Saved data entries
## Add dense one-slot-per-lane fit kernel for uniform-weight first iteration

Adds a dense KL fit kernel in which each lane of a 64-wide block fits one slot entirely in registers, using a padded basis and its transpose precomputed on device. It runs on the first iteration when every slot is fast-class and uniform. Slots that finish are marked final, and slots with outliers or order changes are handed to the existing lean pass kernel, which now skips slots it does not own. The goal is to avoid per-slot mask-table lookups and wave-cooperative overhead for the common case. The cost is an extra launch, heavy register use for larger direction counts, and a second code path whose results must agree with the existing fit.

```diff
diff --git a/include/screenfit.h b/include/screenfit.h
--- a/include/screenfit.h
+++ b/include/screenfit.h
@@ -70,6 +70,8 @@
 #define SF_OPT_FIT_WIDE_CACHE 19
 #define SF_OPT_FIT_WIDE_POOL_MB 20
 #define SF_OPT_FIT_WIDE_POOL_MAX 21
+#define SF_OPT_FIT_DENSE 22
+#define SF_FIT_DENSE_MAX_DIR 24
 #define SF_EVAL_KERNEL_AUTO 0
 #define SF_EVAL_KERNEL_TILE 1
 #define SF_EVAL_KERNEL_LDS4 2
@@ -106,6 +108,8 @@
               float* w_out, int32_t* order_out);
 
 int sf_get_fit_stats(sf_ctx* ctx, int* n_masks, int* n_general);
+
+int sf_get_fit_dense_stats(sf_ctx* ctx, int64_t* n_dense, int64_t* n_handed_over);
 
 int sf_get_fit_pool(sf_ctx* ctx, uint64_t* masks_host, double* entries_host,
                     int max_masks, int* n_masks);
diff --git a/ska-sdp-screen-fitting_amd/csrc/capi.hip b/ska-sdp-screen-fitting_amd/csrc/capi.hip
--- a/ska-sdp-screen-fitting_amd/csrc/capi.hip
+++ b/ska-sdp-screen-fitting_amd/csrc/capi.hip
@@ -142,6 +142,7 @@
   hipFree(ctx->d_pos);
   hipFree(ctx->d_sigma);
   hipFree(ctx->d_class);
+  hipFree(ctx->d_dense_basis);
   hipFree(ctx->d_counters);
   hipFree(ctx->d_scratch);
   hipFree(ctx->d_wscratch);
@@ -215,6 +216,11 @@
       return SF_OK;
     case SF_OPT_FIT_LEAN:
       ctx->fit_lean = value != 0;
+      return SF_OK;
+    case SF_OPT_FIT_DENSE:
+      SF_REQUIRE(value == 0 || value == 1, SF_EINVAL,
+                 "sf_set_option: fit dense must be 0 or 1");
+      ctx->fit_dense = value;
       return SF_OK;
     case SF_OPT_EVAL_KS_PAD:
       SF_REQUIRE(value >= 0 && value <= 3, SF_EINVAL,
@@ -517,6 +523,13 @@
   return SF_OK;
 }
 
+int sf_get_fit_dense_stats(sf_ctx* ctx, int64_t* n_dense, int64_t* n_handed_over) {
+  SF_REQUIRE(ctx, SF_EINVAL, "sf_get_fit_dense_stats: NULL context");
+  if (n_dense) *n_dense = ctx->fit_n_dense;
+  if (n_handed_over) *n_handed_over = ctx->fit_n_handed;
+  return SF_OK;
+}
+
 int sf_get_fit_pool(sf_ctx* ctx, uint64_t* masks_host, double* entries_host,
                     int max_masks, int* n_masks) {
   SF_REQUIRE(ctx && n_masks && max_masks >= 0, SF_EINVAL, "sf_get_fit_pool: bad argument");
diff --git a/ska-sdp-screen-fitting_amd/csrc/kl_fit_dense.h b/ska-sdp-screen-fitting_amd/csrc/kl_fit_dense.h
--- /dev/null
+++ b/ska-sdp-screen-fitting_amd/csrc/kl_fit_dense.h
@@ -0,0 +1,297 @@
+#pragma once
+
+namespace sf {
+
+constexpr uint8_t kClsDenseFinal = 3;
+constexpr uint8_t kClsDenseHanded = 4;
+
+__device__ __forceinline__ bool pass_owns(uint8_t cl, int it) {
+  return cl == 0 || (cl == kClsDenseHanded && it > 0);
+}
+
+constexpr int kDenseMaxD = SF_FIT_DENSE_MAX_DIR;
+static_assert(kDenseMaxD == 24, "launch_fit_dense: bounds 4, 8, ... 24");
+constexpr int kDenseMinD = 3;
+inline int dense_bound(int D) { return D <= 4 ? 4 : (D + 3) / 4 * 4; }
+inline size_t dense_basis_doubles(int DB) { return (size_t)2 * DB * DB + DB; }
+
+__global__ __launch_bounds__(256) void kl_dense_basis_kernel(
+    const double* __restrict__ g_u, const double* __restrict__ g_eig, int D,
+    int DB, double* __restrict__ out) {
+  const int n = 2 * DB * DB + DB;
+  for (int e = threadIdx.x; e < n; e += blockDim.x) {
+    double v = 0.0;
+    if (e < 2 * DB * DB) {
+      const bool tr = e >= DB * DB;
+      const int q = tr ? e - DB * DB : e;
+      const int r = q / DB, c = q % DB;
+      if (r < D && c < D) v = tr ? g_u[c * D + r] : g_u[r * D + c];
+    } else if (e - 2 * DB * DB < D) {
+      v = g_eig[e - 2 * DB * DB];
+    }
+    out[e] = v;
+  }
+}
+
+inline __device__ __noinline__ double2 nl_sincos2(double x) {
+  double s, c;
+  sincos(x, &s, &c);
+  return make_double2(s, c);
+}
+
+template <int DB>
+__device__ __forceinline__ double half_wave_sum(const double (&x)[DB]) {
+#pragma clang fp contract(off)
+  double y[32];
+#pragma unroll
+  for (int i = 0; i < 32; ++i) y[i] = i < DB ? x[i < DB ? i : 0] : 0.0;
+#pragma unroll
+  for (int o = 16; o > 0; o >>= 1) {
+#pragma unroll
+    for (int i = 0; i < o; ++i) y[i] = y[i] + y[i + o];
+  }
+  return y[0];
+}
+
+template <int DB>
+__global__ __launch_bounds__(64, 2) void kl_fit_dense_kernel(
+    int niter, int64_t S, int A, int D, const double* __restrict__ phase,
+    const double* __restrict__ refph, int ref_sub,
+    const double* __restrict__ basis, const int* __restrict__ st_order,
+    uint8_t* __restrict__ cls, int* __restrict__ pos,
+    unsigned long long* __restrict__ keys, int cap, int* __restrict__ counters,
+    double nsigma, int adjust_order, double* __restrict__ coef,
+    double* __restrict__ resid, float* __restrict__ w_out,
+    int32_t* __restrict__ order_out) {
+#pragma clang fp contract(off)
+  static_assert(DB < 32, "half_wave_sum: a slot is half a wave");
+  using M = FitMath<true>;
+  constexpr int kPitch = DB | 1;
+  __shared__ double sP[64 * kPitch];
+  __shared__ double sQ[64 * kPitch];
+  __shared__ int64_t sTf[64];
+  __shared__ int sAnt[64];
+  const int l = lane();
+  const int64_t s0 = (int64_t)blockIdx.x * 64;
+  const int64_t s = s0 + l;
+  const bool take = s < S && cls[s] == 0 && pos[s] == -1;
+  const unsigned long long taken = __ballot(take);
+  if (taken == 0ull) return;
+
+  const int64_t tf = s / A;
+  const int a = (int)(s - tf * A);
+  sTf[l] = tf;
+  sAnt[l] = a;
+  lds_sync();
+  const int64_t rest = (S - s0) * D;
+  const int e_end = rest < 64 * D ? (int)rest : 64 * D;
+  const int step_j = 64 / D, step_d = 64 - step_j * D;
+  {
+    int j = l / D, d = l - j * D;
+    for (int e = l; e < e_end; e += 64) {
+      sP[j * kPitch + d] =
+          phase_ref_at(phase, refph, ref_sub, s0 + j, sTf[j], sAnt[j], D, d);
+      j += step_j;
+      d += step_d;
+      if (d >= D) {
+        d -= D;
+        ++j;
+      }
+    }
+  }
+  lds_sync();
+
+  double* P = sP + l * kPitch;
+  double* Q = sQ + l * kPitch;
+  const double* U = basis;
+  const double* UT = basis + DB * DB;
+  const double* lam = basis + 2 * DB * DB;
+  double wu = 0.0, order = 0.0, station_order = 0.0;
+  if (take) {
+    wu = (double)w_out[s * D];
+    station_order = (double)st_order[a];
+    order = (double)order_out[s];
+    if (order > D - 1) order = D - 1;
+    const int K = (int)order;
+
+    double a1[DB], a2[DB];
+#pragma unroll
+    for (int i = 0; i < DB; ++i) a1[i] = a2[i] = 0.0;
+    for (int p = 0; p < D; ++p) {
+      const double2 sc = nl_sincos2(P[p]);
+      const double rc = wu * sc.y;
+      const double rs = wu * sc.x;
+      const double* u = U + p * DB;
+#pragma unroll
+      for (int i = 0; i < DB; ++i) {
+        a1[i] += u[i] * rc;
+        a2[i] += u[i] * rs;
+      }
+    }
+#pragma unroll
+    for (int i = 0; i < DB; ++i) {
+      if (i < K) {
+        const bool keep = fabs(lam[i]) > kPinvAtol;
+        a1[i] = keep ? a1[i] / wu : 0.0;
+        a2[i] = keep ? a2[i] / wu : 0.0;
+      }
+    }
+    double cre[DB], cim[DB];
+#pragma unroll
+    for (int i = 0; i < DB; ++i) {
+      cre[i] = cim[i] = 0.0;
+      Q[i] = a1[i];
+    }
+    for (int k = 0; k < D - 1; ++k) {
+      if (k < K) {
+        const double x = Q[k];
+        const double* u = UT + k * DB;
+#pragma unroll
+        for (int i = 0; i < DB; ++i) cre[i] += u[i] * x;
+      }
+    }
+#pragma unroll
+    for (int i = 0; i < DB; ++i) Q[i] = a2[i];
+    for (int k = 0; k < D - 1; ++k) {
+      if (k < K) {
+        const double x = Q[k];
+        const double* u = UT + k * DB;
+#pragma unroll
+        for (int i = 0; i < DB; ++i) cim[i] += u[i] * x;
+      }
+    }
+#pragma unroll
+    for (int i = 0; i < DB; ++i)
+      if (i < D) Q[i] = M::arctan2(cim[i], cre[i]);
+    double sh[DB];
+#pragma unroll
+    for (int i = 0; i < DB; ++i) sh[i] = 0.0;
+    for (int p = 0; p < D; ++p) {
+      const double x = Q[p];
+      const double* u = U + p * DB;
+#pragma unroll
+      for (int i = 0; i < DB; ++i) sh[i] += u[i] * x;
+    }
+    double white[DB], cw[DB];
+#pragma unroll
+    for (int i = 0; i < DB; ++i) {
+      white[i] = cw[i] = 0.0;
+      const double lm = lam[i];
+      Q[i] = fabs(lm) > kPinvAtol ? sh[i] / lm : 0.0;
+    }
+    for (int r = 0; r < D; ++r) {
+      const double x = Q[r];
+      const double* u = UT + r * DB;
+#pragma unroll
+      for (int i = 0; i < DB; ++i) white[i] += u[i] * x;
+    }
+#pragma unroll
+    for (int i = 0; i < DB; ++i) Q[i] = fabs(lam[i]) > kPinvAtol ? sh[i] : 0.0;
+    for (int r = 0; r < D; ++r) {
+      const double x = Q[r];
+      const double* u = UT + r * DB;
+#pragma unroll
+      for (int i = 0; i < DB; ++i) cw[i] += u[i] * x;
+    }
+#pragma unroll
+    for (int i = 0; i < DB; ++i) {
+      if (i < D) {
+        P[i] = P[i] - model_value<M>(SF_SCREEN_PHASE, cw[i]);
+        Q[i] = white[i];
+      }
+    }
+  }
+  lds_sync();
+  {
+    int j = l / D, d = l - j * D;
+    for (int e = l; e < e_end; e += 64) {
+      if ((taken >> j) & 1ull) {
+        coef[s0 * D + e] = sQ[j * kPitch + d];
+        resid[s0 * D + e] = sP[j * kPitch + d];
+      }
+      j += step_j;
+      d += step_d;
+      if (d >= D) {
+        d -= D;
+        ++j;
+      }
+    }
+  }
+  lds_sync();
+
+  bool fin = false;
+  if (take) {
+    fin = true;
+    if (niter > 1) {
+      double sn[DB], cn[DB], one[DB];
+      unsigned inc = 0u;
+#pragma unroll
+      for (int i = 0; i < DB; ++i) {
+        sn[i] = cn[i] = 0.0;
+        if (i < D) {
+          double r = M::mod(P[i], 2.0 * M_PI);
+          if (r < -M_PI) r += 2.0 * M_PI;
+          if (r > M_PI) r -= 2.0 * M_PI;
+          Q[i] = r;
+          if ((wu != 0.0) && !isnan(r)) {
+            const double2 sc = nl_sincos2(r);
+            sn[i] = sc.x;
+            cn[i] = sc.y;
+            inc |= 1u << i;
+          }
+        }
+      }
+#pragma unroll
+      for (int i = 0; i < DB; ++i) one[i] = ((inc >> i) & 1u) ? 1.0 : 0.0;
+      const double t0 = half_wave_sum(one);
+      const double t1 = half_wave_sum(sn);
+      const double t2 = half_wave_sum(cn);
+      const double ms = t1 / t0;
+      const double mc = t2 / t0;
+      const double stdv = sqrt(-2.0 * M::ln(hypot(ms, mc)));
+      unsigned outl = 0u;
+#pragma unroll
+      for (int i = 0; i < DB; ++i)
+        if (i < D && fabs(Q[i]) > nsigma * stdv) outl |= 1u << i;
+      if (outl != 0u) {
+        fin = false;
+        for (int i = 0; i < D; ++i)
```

* _Task requirements_:
If a line in the entries includes the word "resid", copy that line out.

* _Written answer_:
+    double* __restrict__ resid, float* __restrict__ w_out,
+        resid[s0 * D + e] = sP[j * kPitch + d];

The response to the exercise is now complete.